Le deuxième cas vise les successions de propriétaires. Quand un véhicule a changé plusieurs fois de mains, des amendes antérieures non soldées peuvent ressurgir. Le BSACP aide à déterminer à quelle période les infractions ont été commises et donc quel ancien propriétaire est redevable.
Le troisième cas touche les véhicules destinés à la destruction. Un certificat de situation administrative de moins de 15 jours est requis même pour remettre un véhicule à un centre VHU (véhicule hors d’usage). Si une opposition bloque la procédure, le BSACP permet d’identifier rapidement les amendes à régler.

Demande de bordereau de situation amendes : démarches auprès du Trésor public
La demande de BSACP s’adresse à la trésorerie dont dépend le propriétaire du véhicule.

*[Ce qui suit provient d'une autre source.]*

+    return [s for s in rd if s is not None], [s for s in wr if s is not None]
+
+
+def _conflict(a, b):
+    if a is EVERYTHING or b is EVERYTHING:
+        return True
+    (ra, wa), (rb, wb) = a, b
+    return (any(spans_meet(x, y) for x in wa for y in rb + wb) or any(spans_meet(x, y) for x in ra for y in wb))
+
+
+def unordered_conflicts(prog, start=0, count=None, spans=None, host_jobs=None, n_streams=nat.MAX_SIDE_STREAMS + 1):
+    end = len(prog) if count is None else start + count
+    clock = [[0] * n_streams for _ in range(n_streams)]
+    used = [False] * n_streams
+    events = {}
+    ops = []
+    for i in range(start, end):
+        s, kind, st = prog.streams[i], prog.kinds[i], prog.structs[i]
+        if s != 0 and not used[s]:
+            used[s] = True
+            clock[s] = [max(a, b) for a, b in zip(clock[s], clock[0])]
+        if kind == nat.OP_RECORD:
+            events[st.event] = list(clock[s])
+        elif kind == nat.OP_WAIT:
+            if st.event in events:
+                clock[s] = [max(a, b) for a, b in zip(clock[s], events[st.event])]
+        else:
+            clock[s][s] += 1
+            sp = spans[i] if spans is not None and i in spans else op_spans(st, kind, host_jobs)
+            ops.append((i, s, list(clock[s]), sp))
+    bad = []
+    for b in range(len(ops)):
+        j, sj, cj, spj = ops[b]
+        for a in range(b):
+            i, si, ci, spi = ops[a]
+            if si != sj and cj[si] < ci[si] and _conflict(spi, spj):
+                bad.append((i, j))
+    return bad
diff --git a/deepfluorolabeling-ipcai2020_amd/plan.py b/deepfluorolabeling-ipcai2020_amd/plan.py
--- a/deepfluorolabeling-ipcai2020_amd/plan.py
+++ b/deepfluorolabeling-ipcai2020_amd/plan.py
@@ -33,6 +33,61 @@
 
 class PlanError(RuntimeError):
     pass
+
+
+def _span(a):
+    pitch, width = a.ld * a.esz, a.C * a.esz
+    return (a.ptr, a.ptr + (a.M - 1) * pitch + width, pitch if width < pitch else 0, width)
+
+
+def _flat(ptr, nbytes):
+    return (int(ptr), int(ptr) + int(nbytes), 0, int(nbytes))
+
+
+def _spans_meet(a, b):
+    if a[0] >= b[1] or b[0] >= a[1]:
+        return False
+    if a[2] and a[2] == b[2]:
+        off = (a[0] - b[0]) % a[2]
+        return off < b[3] or off + a[3] > a[2]
+    return True
+
+
+class _Fork:
+    BRANCH = 1
+
+    def __init__(self, prog):
+        self.prog = prog
+        self.pending = []
+        self.events = 0
+        self.at_main = None
+        self.seen = 0
+        self.waits = 0
+
+    def main(self, reads, writes):
+        hit = -1
+        for k, (_, r, w) in enumerate(self.pending):
+            if reads is None or any(_spans_meet(x, y) for x in writes for y in r + w) or any(_spans_meet(x, y) for x in reads for y in w):
+                hit = k
+        if hit >= 0:
+            self.prog.wait(self.pending[hit][0], 0)
+            self.waits += 1
+            del self.pending[:hit + 1]
+        self.at_main = None
+        self.seen += 1
+
+    def fork(self):
+        if self.at_main is None:
+            self.at_main = self.events
+            self.events += 1
+            self.prog.record(self.at_main, 0)
+            self.prog.wait(self.at_main, self.BRANCH)
+        self.seen += 1
+
+    def forked(self, reads, writes):
+        self.prog.record(self.events, self.BRANCH)
+        self.pending.append((self.events, list(reads), list(writes)))
+        self.events += 1
 
 
 KEEP_GRADS = False
@@ -65,6 +120,8 @@
     DPRE_OUT_BYTES = int(float(os.environ.get('DFL_DPRE_OUT_MB', '12')) * (1 << 20))
     LIVE_BN = os.environ.get('DFL_LIVE_BN', '1') != '0'
     LIVE_HEAD = os.environ.get('DFL_LIVE_HEAD', '1') != '0'
+    FORK = os.environ.get('DFL_FORK', '1') != '0'
+    FORK_RING = max(1, int(os.environ.get('DFL_FORK_RING', '2')))
     BN_R = nat.BN_R
 
     def __init__(self, cfg, params, buffers, N, H, W, training, need_grad, device, input_grad=False):
@@ -103,6 +160,9 @@
         self.keep_grads = bool(KEEP_GRADS)
         self.pool_in = {}
         self._latency_form = int(not training and not need_grad and os.environ.get('DFL_PLAN_LATENCY_FORM', '1') != '0')
+        self._deps = _Fork(self.bwd) if (self.FORK and need_grad) else None
+        self._rings = {}
+        self.host_jobs = {}
         self._build()
 
     def _new(self, nelem, dtype=torch.float32):
@@ -130,7 +190,16 @@
             raise PlanError('scratch %s not sized' % key)
         if self.keep_grads:
             return self._act(N, H, W, C)
+        if self._deps is not None:
+            ring = self._rings.setdefault(key, [[t], 0])
+            if len(ring[0]) < self.FORK_RING and ring[1] >= len(ring[0]):
+                ring[0].append(self._new(t.numel(), t.dtype))
+            t = ring[0][ring[1] % len(ring[0])]
+            ring[1] = (ring[1] + 1) % self.FORK_RING
         return Act(t, t.data_ptr(), C, N, H, W, C, self.aesz)
+
+    def _is_scratch(self, t, key):
+        return t is self._scratch.get(key) or any(t is s for s in self._rings.get(key, [[]])[0])
 
     def _pack(self, w, kind, flip=0):
         A, B, KH, KW = w.shape
@@ -172,7 +241,24 @@
     def _upload(self, arr):
         t = torch.from_numpy(np.frombuffer(bytes(arr), dtype=np.uint8).copy()).to(self.dev)
         self._keep.append(t)
+        self.host_jobs[t.data_ptr()] = arr
         return t.data_ptr()
+
+    def _emit(self, prog, a, reads=None, writes=None, branch=False, **kw):
+        dep = self._deps if prog is self.bwd else None
+        if dep is None:
+            prog.add(a, **kw)
+        elif branch:
+            assert reads is not None and writes is not None, 'a branch op declares what it touches'
+            dep.fork()
+            prog.add(a, stream=dep.BRANCH, **kw)
+            idx = len(prog) - 1
+            dep.forked(reads or [], writes or [])
+            return idx
+        else:
+            dep.main(reads, writes)
+            prog.add(a, **kw)
+        return len(prog) - 1
 
     def _finish_pack(self):
         self.pack = Program()
@@ -285,7 +371,20 @@
             if stat_other is not None:
                 a.stat_other, a.ldso = stat_other.ptr, stat_other.ld
             partials = (partials, 4 * gm if scatter else gm)
-        prog.add(a)
+        if prog is self.bwd and self._deps is not None:
+            reads = [_span(t) for t in (x, add, stat_other, brb[0] if brb is not None else None) if t is not None]
+            if accumulate:
+                reads.append(_span(y))
+            writes = [_span(y)] + ([_span(x_out)] if (brb is not None and x_out is not None) else [])
+            if a.partial:
+                writes.append(_flat(a.partial, 4 * a.splits * x.N * (x.H * x.W if scatter else a.Hout * a.Wout) * Ntot))
+            if a.stat_partials:
+                writes.append(_flat(a.stat_partials, 4 * partials[0].numel()))
+            if a.stat_totals:
+                writes.append(_flat(a.stat_totals, 8 * self.BN_R * 2 * (Ntot // 4 if scatter else Ntot)))
+            self._emit(prog, a, reads, writes)
+        else:
+            prog.add(a)
         return partials
 
     def _wgrad(self, prog, g, d, dw, KH, KW, stride, pad, Hout, Wout, in_aff=None, d_split=0, brb=None,
@@ -320,7 +419,20 @@
             big = 4 * n >= self.FLUSH_BYTES
             part = self._shared_scratch('wg_partial', s * n) if big else self._new(s * n)
             a.partial = part.data_ptr()
-        prog.add(a)
+        if prog is self.bwd and self._deps is not None:
+            reads = [_span(g), _flat(d.t.data_ptr(), d.t.numel() * d.t.element_size()) if d_split else _span(d)]
+            if brb is not None:
+                reads.append(_span(brb[0]))
+                if isinstance(brb[1], dict):
+                    reads.append(_flat(brb[1]['tot'], 8 * self.BN_R * 2 * d.C))
+                elif brb[1] is not None:
+                    reads.append(_flat(brb[1].data_ptr(), 4 * brb[1].numel()))
+            writes = [_flat(a.partial, 4 * s * n) if s > 1 else _flat(a.dw, 4 * n)]
+            if a.bias_partial:
+                writes.append(_flat(a.bias_partial, 4 * s * d.C))
+            self._emit(prog, a, reads, writes, branch=True)
+        else:
+            prog.add(a)
         if bias_job is not None:
             self._red_pending.append(bias_job)
             self._red_bytes += 4 * d.C
@@ -346,13 +458,15 @@
         for a, (src, dst, n, stride, count, T) in zip(arr, jobs):
             a.src, a.dst, a.n, a.stride, a.count, a.first_block, a.T = src, dst, n, stride, count, blocks, T
             blocks += nat.check(self.lib.dfl_reduce_job_blocks(n, count), 'dfl_reduce_job_blocks')
-        self._red_flushes.append((len(prog.structs), [j[1] for j in jobs]))
         self.partial_sum_bytes += sum(4 * n * count for (_, _, n, _, count, _) in jobs)
-        prog.add(ReduceBatchArgs(jobs_dev=self._upload(arr), njobs=len(jobs), total_blocks=blocks))
+        idx = self._emit(prog, ReduceBatchArgs(jobs_dev=self._upload(arr), njobs=len(jobs), total_blocks=blocks),
+                         [_flat(src, 4 * ((count - 1) * stride + n)) for (src, _, n, stride, count, _) in jobs],
+                         [_flat(dst, 4 * n) for (_, dst, n, _, _, _) in jobs], branch=True)
+        self._red_flushes.append((idx, [j[1] for j in jobs]))
         self._red_pending, self._red_bytes = [], 0
 
     def _dz_for(self, g, N, H, W, Cc, fused):
-        key = 'dpre0' if fused and g.t is self._scratch.get('dz') else 'dz'
+        key = 'dpre0' if fused and self._is_scratch(g.t, 'dz') else 'dz'
         return self._scratch_act(key, N, H, W, Cc)
 
     def _bn_totals(self, Cc, bwd=False):
@@ -374,8 +488,12 @@
             a.totals, a.save_mean, a.save_invstd = j['tot'], j['mean'].data_ptr(), j['invstd'].data_ptr()
             a.dgamma, a.dbeta, a.sum_out, a.C = j['dgamma'].data_ptr(), j['dbeta'].data_ptr(), nat.ptr(j['sum_out']), j['C']
         dsts = [j[k].data_ptr() for j in jobs for k in ('dgamma', 'dbeta', 'sum_out') if j[k] is not None]
-        self._red_flushes.append((len(prog.structs), dsts))
-        prog.add(BnBwdLiveArgs(jobs_dev=self._upload(arr), njobs=len(jobs), max_C=max(j['C'] for j in jobs)))
+        reads = [_flat(j['tot'], 8 * self.BN_R * 2 * j['C']) for j in jobs]
+        reads += [_flat(j[k].data_ptr(), 4 * j['C']) for j in jobs for k in ('mean', 'invstd')]
+        idx = self._emit(prog, BnBwdLiveArgs(jobs_dev=self._upload(arr), njobs=len(jobs), max_C=max(j['C'] for j in jobs)),
+                         reads, [_flat(j[k].data_ptr(), 4 * j['C']) for j in jobs for k in ('dgamma', 'dbeta', 'sum_out') if j[k] is not None],
+                         branch=True)
+        self._red_flushes.append((idx, dsts))
         self._live_bwd_pending = []
 
     def _finish_live_bn(self):
@@ -403,8 +521,8 @@
     def _colsum(self, prog, a, out):
         nb = self.lib.dfl_rowblock_count(a.M, a.C)
         part = self._new(nb * 2 * a.C)
-        prog.add(ColstatsArgs(a=a.ptr, b=None, partials=part.data_ptr(), M=a.M, C=a.C, lda=a.ld, ldb=0, nblocks=nb,
-                              bf16=a.bf16))
+        self._emit(prog, ColstatsArgs(a=a.ptr, b=None, partials=part.data_ptr(), M=a.M, C=a.C, lda=a.ld, ldb=0, nblocks=nb,
+                                        bf16=a.bf16), [_span(a)], [_flat(part.data_ptr(), 4 * part.numel())])
         self._defer_sum(prog, part.data_ptr(), out.data_ptr(), a.C, 2 * a.C, nb)
 
     _WRAP = ((-1, 0, 1), (0, 1, None), (0, None, 1))
@@ -421,7 +539,7 @@
         t = self._new(n, torch.bfloat16 if x.esz == 2 else torch.float32)
         xp = Act(t, t.data_ptr(), x.C, x.N, x.H + 2, x.W + 2, x.C, x.esz)
         for sy, sx, dy, dx, h, w in self._wrap_regions(x.H, x.W):
-            prog.add(AffineCopyArgs(x=x.ptr, y=xp.ptr, N=x.N, H=h, W=w, C=x.C, ldx=x.ld, xH=x.H, xW=x.W, xoy=sy, xox=sx,
+            self._emit(prog, AffineCopyArgs(x=x.ptr, y=xp.ptr, N=x.N, H=h, W=w, C=x.C, ldx=x.ld, xH=x.H, xW=x.W, xoy=sy, xox=sx,
                                     ldy=xp.ld, yH=xp.H, yW=xp.W, yoy=dy, yox=dx, bf16=x.bf16))
         return xp
 
@@ -429,7 +547,7 @@
         regs = self._wrap_regions(dx.H, dx.W)
         regs.sort(key=lambda r: 0 if (r[4] == dx.H and r[5] == dx.W) else 1)
         for i, (sy, sx, dy, dx_, h, w) in enumerate(regs):
-            prog.add(AffineCopyArgs(x=dxp.ptr, y=dx.ptr, N=dx.N, H=h, W=w, C=dx.C, ldx=dxp.ld, xH=dxp.H, xW=dxp.W, xoy=dy, xox=dx_,
+            self._emit(prog, AffineCopyArgs(x=dxp.ptr, y=dx.ptr, N=dx.N, H=h, W=w, C=dx.C, ldx=dxp.ld, xH=dxp.H, xW=dxp.W, xoy=dy, xox=dx_,
                                     ldy=dx.ld, yH=dx.H, yW=dx.W, yoy=sy, yox=sx, accumulate=(accumulate if i == 0 else 1), bf16=dx.bf16))
 
     def _framed_grad(self, like):
@@ -822,7 +940,7 @@
         else:
             scratch = self._new(M_ * sld)
             hb.scratch = scratch.data_ptr()
-        bwd.add(hb, volatile=True)
+        self._emit(bwd, hb, volatile=True)
         if not fused_head:
             off = [self.lib.dfl_head_scratch_off_for(Fx, NC, nm, nl, k) for k in range(5)]
             sact = lambda o, c: Act(scratch, scratch.data_ptr() + 4 * o, sld, N, H_, W_, c)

Cette démarche n’est pas centralisée sur le site de l’ANTS ni sur Histovec, contrairement au CSA.
- Préparer une copie du certificat d’immatriculation du véhicule
- Joindre une pièce d’identité du demandeur
- Adresser la demande à la trésorerie compétente (par courrier ou en se rendant sur place selon les services disponibles)
- Le bordereau récapitule les amendes enregistrées, leur statut (payée, due, majorée) et les éventuelles oppositions transmises
Le BSACP n’est pas disponible sur les plateformes habituelles de démarches automobiles en ligne. Cette particularité explique en partie la confusion avec le CSA, que la plupart des guides de vente de véhicule mentionnent seul.
CSA ou BSACP : quel document protège réellement l’acheteur
L’acheteur d’un véhicule d’occasion a besoin du CSA pour vérifier l’absence de gage et d’opposition. Ce document lui garantit que la vente peut aboutir et qu’il obtiendra son certificat d’immatriculation.
Le BSACP, lui, ne protège pas directement l’acheteur dans le cadre de la transaction. Il sert surtout au vendeur pour anticiper et résoudre un blocage avant de mettre le véhicule en vente. Un vendeur qui découvre une opposition sur son CSA a tout intérêt à demander un BSACP pour comprendre l’origine des amendes et les régulariser.
En pratique, la majorité des ventes de véhicules d’occasion se déroulent sans que le BSACP soit nécessaire. Le document ne devient pertinent que lorsque le CSA révèle une anomalie liée à des amendes impayées, ou lorsque le vendeur souhaite prouver sa bonne foi face à des infractions contestées.